Task goal: Your task is to quote the records from their first line through the line containing "template <class T>", with nothing added or left out.

Entries supplied:
=== Section Start ===

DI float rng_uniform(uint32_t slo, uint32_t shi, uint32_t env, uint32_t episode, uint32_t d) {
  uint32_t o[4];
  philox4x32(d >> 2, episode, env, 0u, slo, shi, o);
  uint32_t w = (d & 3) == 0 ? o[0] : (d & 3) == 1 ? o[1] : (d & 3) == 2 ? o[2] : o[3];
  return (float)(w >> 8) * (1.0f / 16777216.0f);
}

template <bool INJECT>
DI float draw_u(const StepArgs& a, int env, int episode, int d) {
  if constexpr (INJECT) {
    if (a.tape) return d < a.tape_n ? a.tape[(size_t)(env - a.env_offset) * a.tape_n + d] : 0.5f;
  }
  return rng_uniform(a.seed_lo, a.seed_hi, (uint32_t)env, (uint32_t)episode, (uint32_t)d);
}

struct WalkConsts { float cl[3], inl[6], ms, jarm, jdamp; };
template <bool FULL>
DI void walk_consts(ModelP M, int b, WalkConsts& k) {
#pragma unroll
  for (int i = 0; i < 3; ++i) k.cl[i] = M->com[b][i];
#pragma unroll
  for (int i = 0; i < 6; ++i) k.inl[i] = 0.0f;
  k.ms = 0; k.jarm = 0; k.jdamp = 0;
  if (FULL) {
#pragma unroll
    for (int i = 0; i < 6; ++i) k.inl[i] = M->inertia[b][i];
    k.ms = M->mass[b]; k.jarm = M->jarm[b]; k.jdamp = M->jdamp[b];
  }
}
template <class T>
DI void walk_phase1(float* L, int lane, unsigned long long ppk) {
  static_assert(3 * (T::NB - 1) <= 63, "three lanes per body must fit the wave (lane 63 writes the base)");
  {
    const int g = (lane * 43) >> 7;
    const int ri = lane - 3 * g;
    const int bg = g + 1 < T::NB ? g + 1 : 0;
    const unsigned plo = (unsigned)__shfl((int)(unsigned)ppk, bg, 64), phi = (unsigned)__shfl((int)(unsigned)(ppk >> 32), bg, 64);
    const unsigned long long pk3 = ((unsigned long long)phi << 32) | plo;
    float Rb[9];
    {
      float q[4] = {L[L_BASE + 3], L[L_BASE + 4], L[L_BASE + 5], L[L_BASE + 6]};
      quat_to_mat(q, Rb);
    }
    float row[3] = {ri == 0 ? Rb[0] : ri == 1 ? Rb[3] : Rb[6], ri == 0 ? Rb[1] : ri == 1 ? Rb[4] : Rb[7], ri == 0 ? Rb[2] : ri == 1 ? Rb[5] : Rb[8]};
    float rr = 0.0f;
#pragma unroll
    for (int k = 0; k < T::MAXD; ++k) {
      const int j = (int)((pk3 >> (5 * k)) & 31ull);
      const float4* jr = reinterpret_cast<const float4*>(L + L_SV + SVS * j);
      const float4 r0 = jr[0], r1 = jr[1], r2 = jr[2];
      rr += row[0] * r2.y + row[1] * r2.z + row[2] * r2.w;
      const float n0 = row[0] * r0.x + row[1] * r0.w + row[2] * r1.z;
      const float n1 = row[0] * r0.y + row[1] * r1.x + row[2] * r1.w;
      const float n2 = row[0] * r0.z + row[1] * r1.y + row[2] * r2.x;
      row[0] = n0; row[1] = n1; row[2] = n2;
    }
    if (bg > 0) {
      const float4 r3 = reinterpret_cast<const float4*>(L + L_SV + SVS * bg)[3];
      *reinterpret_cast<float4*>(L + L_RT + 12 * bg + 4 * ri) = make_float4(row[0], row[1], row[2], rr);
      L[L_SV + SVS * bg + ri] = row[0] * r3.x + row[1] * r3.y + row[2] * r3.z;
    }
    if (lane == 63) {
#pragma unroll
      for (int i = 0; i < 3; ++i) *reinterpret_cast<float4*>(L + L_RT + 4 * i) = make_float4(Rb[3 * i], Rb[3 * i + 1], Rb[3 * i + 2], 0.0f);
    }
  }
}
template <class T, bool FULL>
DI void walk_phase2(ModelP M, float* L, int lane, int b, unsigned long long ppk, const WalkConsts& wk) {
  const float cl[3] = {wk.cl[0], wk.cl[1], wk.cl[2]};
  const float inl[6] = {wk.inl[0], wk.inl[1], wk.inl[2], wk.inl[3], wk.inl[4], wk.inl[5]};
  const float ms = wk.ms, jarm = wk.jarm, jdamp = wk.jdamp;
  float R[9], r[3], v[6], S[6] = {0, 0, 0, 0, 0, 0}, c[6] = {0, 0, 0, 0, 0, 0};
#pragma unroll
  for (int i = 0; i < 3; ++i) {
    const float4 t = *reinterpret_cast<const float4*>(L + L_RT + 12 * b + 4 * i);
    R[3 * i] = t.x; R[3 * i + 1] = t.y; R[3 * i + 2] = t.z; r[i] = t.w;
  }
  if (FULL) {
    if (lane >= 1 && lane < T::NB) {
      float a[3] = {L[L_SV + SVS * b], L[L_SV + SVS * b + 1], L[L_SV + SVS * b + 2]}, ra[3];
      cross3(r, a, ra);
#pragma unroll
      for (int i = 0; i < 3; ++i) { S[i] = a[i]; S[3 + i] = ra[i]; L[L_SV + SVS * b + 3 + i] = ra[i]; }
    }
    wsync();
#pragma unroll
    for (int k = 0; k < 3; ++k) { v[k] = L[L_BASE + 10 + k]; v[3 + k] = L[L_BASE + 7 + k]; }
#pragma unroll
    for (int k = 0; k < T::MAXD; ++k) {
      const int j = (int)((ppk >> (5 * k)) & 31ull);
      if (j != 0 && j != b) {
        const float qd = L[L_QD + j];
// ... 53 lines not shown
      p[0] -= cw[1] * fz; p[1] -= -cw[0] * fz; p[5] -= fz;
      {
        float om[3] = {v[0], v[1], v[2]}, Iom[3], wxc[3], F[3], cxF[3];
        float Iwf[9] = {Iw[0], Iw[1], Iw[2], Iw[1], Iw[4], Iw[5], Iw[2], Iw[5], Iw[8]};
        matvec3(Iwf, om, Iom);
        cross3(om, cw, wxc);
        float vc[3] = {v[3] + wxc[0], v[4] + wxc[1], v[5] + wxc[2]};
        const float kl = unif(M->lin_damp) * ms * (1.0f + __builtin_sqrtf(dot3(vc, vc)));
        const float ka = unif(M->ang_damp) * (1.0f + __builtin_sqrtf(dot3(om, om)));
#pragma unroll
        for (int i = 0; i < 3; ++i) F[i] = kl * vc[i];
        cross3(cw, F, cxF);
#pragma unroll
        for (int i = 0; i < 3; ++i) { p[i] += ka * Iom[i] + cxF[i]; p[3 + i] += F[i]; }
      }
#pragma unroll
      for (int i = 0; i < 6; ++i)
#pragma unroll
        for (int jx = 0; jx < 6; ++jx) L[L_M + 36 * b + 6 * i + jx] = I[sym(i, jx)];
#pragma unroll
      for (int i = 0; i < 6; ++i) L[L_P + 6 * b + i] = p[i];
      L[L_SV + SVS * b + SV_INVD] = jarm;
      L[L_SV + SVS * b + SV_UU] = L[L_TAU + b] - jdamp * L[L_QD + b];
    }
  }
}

=== Section End ===

Response:
DI float rng_uniform(uint32_t slo, uint32_t shi, uint32_t env, uint32_t episode, uint32_t d) {
  uint32_t o[4];
  philox4x32(d >> 2, episode, env, 0u, slo, shi, o);
  uint32_t w = (d & 3) == 0 ? o[0] : (d & 3) == 1 ? o[1] : (d & 3) == 2 ? o[2] : o[3];
  return (float)(w >> 8) * (1.0f / 16777216.0f);
}

template <bool INJECT>
DI float draw_u(const StepArgs& a, int env, int episode, int d) {
  if constexpr (INJECT) {
    if (a.tape) return d < a.tape_n ? a.tape[(size_t)(env - a.env_offset) * a.tape_n + d] : 0.5f;
  }
  return rng_uniform(a.seed_lo, a.seed_hi, (uint32_t)env, (uint32_t)episode, (uint32_t)d);
}

struct WalkConsts { float cl[3], inl[6], ms, jarm, jdamp; };
template <bool FULL>
DI void walk_consts(ModelP M, int b, WalkConsts& k) {
#pragma unroll
  for (int i = 0; i < 3; ++i) k.cl[i] = M->com[b][i];
#pragma unroll
  for (int i = 0; i < 6; ++i) k.inl[i] = 0.0f;
  k.ms = 0; k.jarm = 0; k.jdamp = 0;
  if (FULL) {
#pragma unroll
    for (int i = 0; i < 6; ++i) k.inl[i] = M->inertia[b][i];
    k.ms = M->mass[b]; k.jarm = M->jarm[b]; k.jdamp = M->jdamp[b];
  }
}
template <class T>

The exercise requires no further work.